Pegiat iklim: Akuntabilitas pasca-COP30 lemah, Indonesia harus segera perbaiki implementasi komitmen iklim

Jakarta – Setelah Konferensi Iklim PBB (COP30) di Belém gagal melahirkan keputusan tegas mengenai penghapusan bahan bakar fosil, sorotan kini mengarah ke kemampuan Indonesia menjaga komitmen iklimnya sendiri. Para peneliti dan lembaga lingkungan memperingatkan bahwa lemahnya akuntabilitas dan tata kelola aksi iklim di dalam negeri bisa membuat janji Indonesia di panggung internasional kembali berhenti pada retorika.

Climate Action Senior Lead World Resources Institute (WRI), Wira A. Swadana, Jumat, 5 Desember, menyampaikan kritik keras atas hasil negosiasi COP30 yang bertujuan untuk fokus pada agenda transisi energi. “Dalam teks ‘Global Mutirão’, tidak ada frasa yang berhubungan dengan transisi energi, seperti arahan pada fase bahan bakar fosil. Tidak ada roadmap, dan masih bersifat voluntary, jadi tidak mengikat untuk komitmen phase out fosilnya juga tidak jelas,” ujarnya.

Dokumen akhir COP30, “Global Mutirão”, tidak memuat arahan eksplisit untuk menghentikan penggunaan bahan bakar fosil. Absennya roadmap yang mengikat dianggap mencerminkan rapuhnya komitmen negara-negara terhadap target Nationally Determined Contribution (NDC), termasuk Indonesia.

Menurut Wira, lemahnya komitmen global ini juga tercermin dari minimnya dukungan terhadap Deklarasi Belém tentang transisi energi yang adil. Hanya 24 negara terdampak perubahan iklim yang menandatanganinya, jauh dari harapan untuk mendorong tekanan internasional yang lebih kuat terhadap negara-negara penghasil dan pengguna fosil terbesar.

Ia memperingatkan kondisi tersebut bisa berdampak langsung ke Indonesia, terutama terkait akses pendanaan melalui mekanisme transisi energi seperti Just Transition Mechanism. Dukungan internasional yang lemah justru dapat memindahkan beban kepada negara-negara seperti Indonesia yang masih bergantung pada batubara.

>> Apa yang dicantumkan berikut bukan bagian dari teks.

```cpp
template <int WV>
static void cg_exp_strip3(const CgStepArgs& a, int ra, int rb, int ca, int cb, hipStream_t st) {
  const int strips = (cb - ca + CG_SW2 - 1) / CG_SW2;
  const int xo = tuning("cg_strip_xcd", 0);
  with_flags([&](auto PSI) {
    const SwPlan c = cg_exp_chunks(k_cg_strip3<WV, PSI()>, 64 * WV, rb - ra, strips);
    const int nblk = (c.n_waves + WV - 1) / WV, grid = xo ? ((nblk + 7) / 8) * 8 : nblk;
    LBM_KLAUNCH((k_cg_strip3<WV, PSI()>), dim3(grid), dim3(64 * WV), 0, st, a.pn_r, a.pn_b, a.in_r, a.in_b, a.g, a.cf, a.rho_r, a.rho_b, a.u, a.psi, a.snu, a.mi, ra, rb, ca, cb, c.rpc, strips, c.n_waves, xo);
  }, a.psi != nullptr);
}

template <int WV>
static void cg_exp_strip4(const CgStepArgs& a, int ra, int rb, int ca, int cb, hipStream_t st) {
  constexpr int S = 64 * WV - 2 * CG_S4_EDGE;
  const int win0 = (ca - CG_S4_EDGE) / 16 * 16;
  const int bstrips = (cb - (win0 + CG_S4_EDGE) + S - 1) / S;
  with_flags([&](auto PSI) {
    const int rpc = cg_exp_chunks(k_cg_strip4<WV, PSI()>, 64 * WV, rb - ra, bstrips * WV).rpc;
    const int chunks = (rb - ra + rpc - 1) / rpc;
    LBM_KLAUNCH((k_cg_strip4<WV, PSI()>), dim3(bstrips * chunks), dim3(64 * WV), 0, st, a.pn_r, a.pn_b, a.in_r, a.in_b, a.g, a.cf, a.rho_r, a.rho_b, a.u, a.psi, a.snu, a.mi, ra, rb, ca, cb, rpc, bstrips, win0);
  }, a.psi != nullptr);
// ... 143 lines not shown
```

lattice-boltzmann-method_amd/csrc/launch.hpp:

```cpp
#pragma once
#include <map>
#include <mutex>
#include <utility>
#include "d2q9.hpp"
#include "internal.hpp"

namespace lbm {

inline int validate_geom_bc(const char* fn, const lbm_geom* g, const lbm_bc* bc, bool reads_neighbours = true) {
  LBM_REQUIRE(g, "%s: NULL geometry", fn);
  LBM_REQUIRE(g->R >= 1 && g->C >= 1, "%s: R=%d C=%d must be positive", fn, g->R, g->C);
  LBM_REQUIRE(g->ghost >= 0 && g->ghost <= 15, "%s: ghost=%d must be 0..15", fn, g->ghost);
  LBM_REQUIRE(g->row_pitch == 0 || (g->row_pitch >= g->C && g->row_pitch % 2 == 0), "%s: row_pitch=%d must be even and >= C=%d (0 = dense)",
              fn, g->row_pitch, g->C);
  LBM_REQUIRE(g->plane_stride == 0 || g->plane_stride >= (long long)(g->R + 2 * g->ghost) * (g->row_pitch > 0 ? g->row_pitch : g->C),
              "%s: plane_stride=%lld smaller than a plane", fn, g->plane_stride);
  if (bc) {
    auto row_ok = [](int m) {
      return m == LBM_EDGE_PERIODIC || m == LBM_EDGE_HALO || m == LBM_EDGE_BOUNCE_BACK ||
             m == LBM_EDGE_ABB_VELOCITY;
    };
    auto col_ok = [](int m) {
      return m == LBM_EDGE_PERIODIC || m == LBM_EDGE_BOUNCE_BACK || m == LBM_EDGE_SPECULAR ||
             m == LBM_EDGE_WRAP_NOSHIFT;
// ... 117 lines not shown
    with_flags([&](auto NS) {                                                                     \
      LBM_KLAUNCH((k_stream_collide_tb2<Model, TRV, BV, NS()>), dim3((unsigned)nblk), dim3(BV), 0, st, pn, po, g, m, \
                  row_begin, row_end, tiles_x, tiles_y, order);                                   \
    }, nt);                                                                                       \
  } else
  LBM_TB2(4, 256) LBM_TB2(6, 256) LBM_TB2(8, 256) LBM_TB2(8, 512) LBM_TB2(12, 256) LBM_TB2(12, 512)
  LBM_TB2(14, 512) LBM_TB2(16, 512) LBM_TB2(16, 1024) LBM_TB2(30, 1024) {
    set_error("%s: no two-step instantiation for tb_rows=%d tb_block=%d", fn, tr, block);
    return LBM_ERR_INVALID;
  }
#undef LBM_TB2
  LBM_CHECK_LAUNCH();
  return LBM_OK;
}

inline int sw_pick_rows(int nrows, int strips, int depth, long slots) {
  auto cost = [&](int rows) {
    const long waves = (long)strips * ((nrows + rows - 1) / rows);
    const long rounds = (waves + slots - 1) / slots;
    return (double)rounds * (rows + 2 * (depth - 1)) * (1.0 + 0.25 / ((double)rounds * (double)rounds));
  };
  int best = nrows < 64 ? nrows : 64;
  double best_cost = cost(best) * 0.95;
  for (int rows = 32; rows <= 256 && rows <= nrows; rows += 4) {
    const double c = cost(rows);
    if (c < best_cost) best = rows, best_cost = c;
  }
  return best;
}

inline long sw_wave_slots(const void* kernel, int block_threads) {
  static std::mutex mu;
  static std::map<std::pair<const void*, int>, long> cache;
  int dev = 0;
  if (hipGetDevice(&dev) != hipSuccess) {
    (void)hipGetLastError();
    return 0;
  }
  std::lock_guard<std::mutex> lk(mu);
  auto it = cache.find({kernel, dev});
  if (it != cache.end()) return it->second;
  int blocks_per_cu = 0, cus = 0;
  long slots = 0;
  if (hipOccupancyMaxActiveBlocksPerMultiprocessor(&blocks_per_cu, kernel, block_threads, 0) == hipSuccess &&
      hipDeviceGetAttribute(&cus, hipDeviceAttributeMultiprocessorCount, dev) == hipSuccess && blocks_per_cu > 0 && cus > 0)
    slots = (long)blocks_per_cu * (block_threads / 64) * cus;
  else
    (void)hipGetLastError();
  cache[{kernel, dev}] = slots;
  return slots;
}

struct SwPlan {
  int rpc, n_waves;
};
template <class Kernel>
SwPlan sw_plan(Kernel* kernel, int block_threads, int nrows, int strips, int depth, int rows_fixed = 0,
               const char* rows_key = "sw_rows", int rows_unfitted = 64) {
  int rpc = rows_fixed > 0 ? rows_fixed : tuning(rows_key, -1);
  if (rpc <= 0) {
    const long slots = sw_wave_slots((const void*)kernel, block_threads);
    rpc = slots > 0 ? sw_pick_rows(nrows, strips, depth, slots) : rows_unfitted;
  }
  if (rpc > nrows) rpc = nrows;
  return {rpc, strips * ((nrows + rpc - 1) / rpc)};
}

template <class Model, int DV, bool HAS_BC>
void sw_launch_part(double* pn, const double* po, const Geom& g, const Model& m, const Bc& bc, int r0,
                    int r1, int s0, int ns, int rows_fixed, hipStream_t st) {
  if (r0 >= r1 || ns <= 0) return;
  const SwPlan p = sw_plan(k_stream_collide_sw<Model, DV, 2, true, HAS_BC>, 128, r1 - r0, ns, DV, rows_fixed);
  LBM_KLAUNCH((k_stream_collide_sw<Model, DV, 2, true, HAS_BC>), dim3((p.n_waves + 1) / 2), dim3(128), 0, st, pn, po, g, m,
              r0, r1, p.rpc, ns, p.n_waves, 0, bc, s0);
}

struct SwSideStream : SideStream {
  int dev = -1;
};
inline SideStream* sw_side_stream() {
  static thread_local SwSideStream side[16];
  int dev = 0;
  if (hipGetDevice(&dev) != hipSuccess || dev < 0 || dev >= 16) return nullptr;
  SwSideStream& s = side[dev];
  if (s.dev != dev) {
    if (s.create()) {
      (void)hipGetLastError();
      return nullptr;
    }
// ... 13 lines not shown
  if (bc_is_wall(bc.row_hi)) rb = row_end < g.R - 16 ? row_end : g.R - 16;
  if (col_walls) {
    s0 = 1;
    s1 = (g.C - W - DV) / W + 1;
    if (s1 > strips) s1 = strips;
  }
  int split = tuning("sw_split", -1);
  if (split < 0) split = (row_begin == 0 && row_end == g.R && !g.ghost) ? 1 : 2;
  if (split == 0 || ra >= rb || s0 >= s1) {
    sw_launch_part<Model, DV, true>(pn, po, g, m, bc, row_begin, row_end, 0, strips, 0, st);
    return LBM_OK;
  }
  if (split == 2) {
    SwParts pp{};
    const int fr = 8;
    auto part = [&](int k, int r0, int r1, int s0f, int ns, int rpc, int& wave0) {
      if (r1 < r0) r1 = r0;
      if (ns < 0) ns = 0;
      if (rpc > r1 - r0) rpc = r1 - r0;
      pp.p[k] = SwPart{r0, r1, s0f, ns, rpc > 0 ? rpc : 1, wave0};
      if (r1 > r0 && ns > 0) wave0 += ns * ((r1 - r0 + pp.p[k].rpc - 1) / pp.p[k].rpc);
    };
    int w0 = 0;
    part(0, row_begin, row_end, 0, s0, fr, w0);
    part(1, row_begin, row_end, s1, strips - s1, fr, w0);
    part(2, row_begin, ra, s0, s1 - s0, fr, w0);
    part(3, rb, row_end, s0, s1 - s0, fr, w0);
    pp.n_frame_waves = w0;
    part(4, ra, rb, s0, s1 - s0, sw_plan(k_stream_collide_sw_walls<Model, DV, true>, 128, rb - ra, s1 - s0, DV).rpc, w0);
    pp.n_waves = w0;
    LBM_KLAUNCH((k_stream_collide_sw_walls<Model, DV, true>), dim3((pp.n_waves + 1) / 2), dim3(128), 0, st, pn, po, g, m, bc, pp);
    return LBM_OK;
  }
  SideStream* sd = sw_side_stream();
  if (sd && !sd->try_fork(st)) sd = nullptr;
  hipStream_t fs = sd ? sd->st : st;
  sw_launch_part<Model, DV, true>(pn, po, g, m, bc, row_begin, row_end, 0, s0, 8, fs);
  sw_launch_part<Model, DV, true>(pn, po, g, m, bc, row_begin, row_end, s1, strips - s1, 8, fs);
  sw_launch_part<Model, DV, true>(pn, po, g, m, bc, row_begin, ra, s0, s1 - s0, 8, fs);
  sw_launch_part<Model, DV, true>(pn, po, g, m, bc, rb, row_end, s0, s1 - s0, 8, fs);
  sw_launch_part<Model, DV, false>(pn, po, g, m, bc, ra, rb, s0, s1 - s0, 0, st);
  return sd ? sd->join(st) : LBM_OK;
}

struct SwLimits {
// ... 49 lines not shown
    const Bc b2 = make_bc(lbc);
    if (bc_needs_edge_pass(b2)) {
      int rc2 = launch_stream_collide_sw(fn, pn, po, lg, lbc, m, depth, row_begin, row_end, st, default_waves);
      if (rc2) return rc2;
      return launch_stream_collide_sw(fn, pn, po, lg, lbc, m, depth, second_begin, second_begin + (row_end - row_begin), st, default_waves);
    }
  }
  SwArgs a;
  int rc = sw_check_args(fn, pn, po, lg, lbc, depth, row_begin, row_end, sw_full_strips<Model>::value, kSwBgk, &a);
  if (rc || !a.nrows) return rc;
  const Geom& g = a.g;
  const Bc& bc = a.bc;
  const int nrows = a.nrows, strips = a.strips;
  const int nt = tuning("nt", 3) & 2, waves = tuning("sw_waves", default_waves);
  auto plan = [&](auto* kernel, int block_threads, int n_strips, int plan_depth) {
    return second_begin >= 0 ? SwPlan{nrows, 2 * n_strips} : sw_plan(kernel, block_threads, nrows, n_strips, plan_depth);
  };
  const int chunk_stride = second_begin >= 0 ? second_begin - row_begin : 0;
  const int row_end_k = second_begin >= 0 ? second_begin + nrows : row_end;
  if (a.walls) {
#define LBM_SWBC(DV)                                                                              \
  if (depth == DV) {                                                                              \
    rc = sw_launch_walls<Model, DV>(pn, po, g, m, bc, row_begin, row_end, st);                    \
    if (rc) return rc;                                                                            \
  } else
    LBM_SWBC(2) LBM_SWBC(3) LBM_SWBC(4) LBM_SWBC(5) {
      set_error("%s: no wall-carrying sliding-window instantiation for depth=%d", fn, depth);
      return LBM_ERR_INVALID;
    }
#undef LBM_SWBC
    LBM_CHECK_LAUNCH();
    return LBM_OK;
  }
  bool launched = false;
#ifdef LBM_EXPERIMENTS
  if constexpr (std::is_same<Model, BgkFastModel>::value || std::is_same<Model, BgkModelT<0, 0>>::value) {
    const int pw = tuning("sw_pair", 0);
    if ((pw == 2 || pw == 4) && depth == 5 && nt && g.C >= 256) {
      const int GW = swp_group_width(5, pw), groups = (g.C + GW - 1) / GW;
      auto launch = [&](auto pw_c) {
        constexpr int PW = decltype(pw_c)::value;
        const SwPlan p = plan(k_stream_collide_swp<Model, 5, PW, true>, 64 * PW, groups * PW, 7);
        const int total = p.n_waves / PW;
        LBM_KLAUNCH((k_stream_collide_swp<Model, 5, PW, true>), dim3(total), dim3(64 * PW), 0, st, pn, po, g, m, row_begin, row_end_k, p.rpc, groups, total, chunk_stride);
      };
      if (pw == 4) launch(std::integral_constant<int, 4>{}); else launch(std::integral_constant<int, 2>{});
      launched = true;
    }
  }
  if constexpr (std::is_same<Model, BgkFastModel>::value) {
    if (!launched && tuning("sw_cols2", 0) && (depth == 5 || depth == 6) && nt && g.C % 2 == 0 && g.P % 2 == 0 && g.plane % 2 == 0 &&
        ((uintptr_t)pn % 16) == 0 && ((uintptr_t)po % 16) == 0) {
      const int W2 = sw2_strip_width(depth), strips2 = (g.C + W2 - 1) / W2;
      auto launch = [&](auto depth_c) {
        constexpr int DV = decltype(depth_c)::value;
        const SwPlan p = plan(k_stream_collide_sw2<Model, DV, true>, 128, strips2, depth);
        LBM_KLAUNCH((k_stream_collide_sw2<Model, DV, true>), dim3((p.n_waves + 1) / 2), dim3(128), 0, st, pn, po, g, m, row_begin, row_end_k, p.rpc, strips2, p.n_waves, chunk_stride);
      };
      if (depth == 6) launch(std::integral_constant<int, 6>{}); else launch(std::integral_constant<int, 5>{});
      launched = true;
    }
  }
  if constexpr (std::is_same<Model, BgkFastModel>::value) {
    if (!launched && tuning("sw_pf2", 0) && depth == 5 && waves == 2 && nt) {
      const SwPlan p = plan(k_stream_collide_sw<Model, 5, 2, true, false, true>, 128, strips, depth);
      LBM_KLAUNCH((k_stream_collide_sw<Model, 5, 2, true, false, true>), dim3((p.n_waves + 1) / 2), dim3(128), 0, st, pn, po, g, m,
                  row_begin, row_end_k, p.rpc, strips, p.n_waves, tuning("sw_xcd", 0), Bc{}, 0, chunk_stride);
      launched = true;
    }
  }
#endif
  if (!launched) {
#define LBM_SW(DV, WV)                                                                            \
  if (depth == DV && waves == WV) {                                                               \
    const SwPlan p = plan(k_stream_collide_sw<Model, DV, WV, true>, 64 * WV, strips, depth);      \
    with_flags([&](auto NS) {                                                                     \
      LBM_KLAUNCH((k_stream_collide_sw<Model, DV, WV, NS()>), dim3((p.n_waves + WV - 1) / WV), dim3(64 * WV), 0, st, pn, po, \
                  g, m, row_begin, row_end_k, p.rpc, strips, p.n_waves, tuning("sw_xcd", 0), Bc{}, 0, chunk_stride); \
    }, nt);                                                                                       \
  } else
  LBM_SW(2, 4) LBM_SW(3, 4) LBM_SW(4, 4) LBM_SW(5, 4) LBM_SW(6, 4)
  LBM_SW(2, 1) LBM_SW(3, 1) LBM_SW(4, 1) LBM_SW(2, 2) LBM_SW(3, 2) LBM_SW(4, 2) LBM_SW(5, 2) LBM_SW(6, 2) {
    set_error("%s: no sliding-window instantiation for depth=%d sw_waves=%d", fn, depth, waves);
    return LBM_ERR_INVALID;
  }
  }
#undef LBM_SW
  LBM_CHECK_LAUNCH();
  return LBM_OK;
}
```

Di dalam negeri, para peneliti menilai celah akuntabilitas jauh lebih mengkhawatirkan. Peneliti dari Research Center for Climate Change (RCCC) Universitas Indonesia, Riko Wahyudi, menegaskan bahwa pencapaian iklim Indonesia selama ini tidak memberi gambaran stabil tentang keberhasilan menekan emisi.

“Keberhasilan Indonesia mempertahankan emisi di bawah baseline NDC periode sebelumnya tidak lepas dari penurunan aktivitas ekonomi saat pandemi Covid-19. Namun, emisi nasional langsung menanjak dan sudah mendekati baseline begitu pandemi berakhir,” katanya.

Riko menilai akar masalah terletak pada tata kelola iklim yang belum mencakup semua aksi secara terukur. Saat ini, hanya aksi yang masuk dalam dokumen NDC yang menjalani mekanisme pengukuran, pelaporan, dan verifikasi (MRV). Bahkan proses tersebut pun belum seragam antar sektor karena belum ada mandat sektoral yang jelas.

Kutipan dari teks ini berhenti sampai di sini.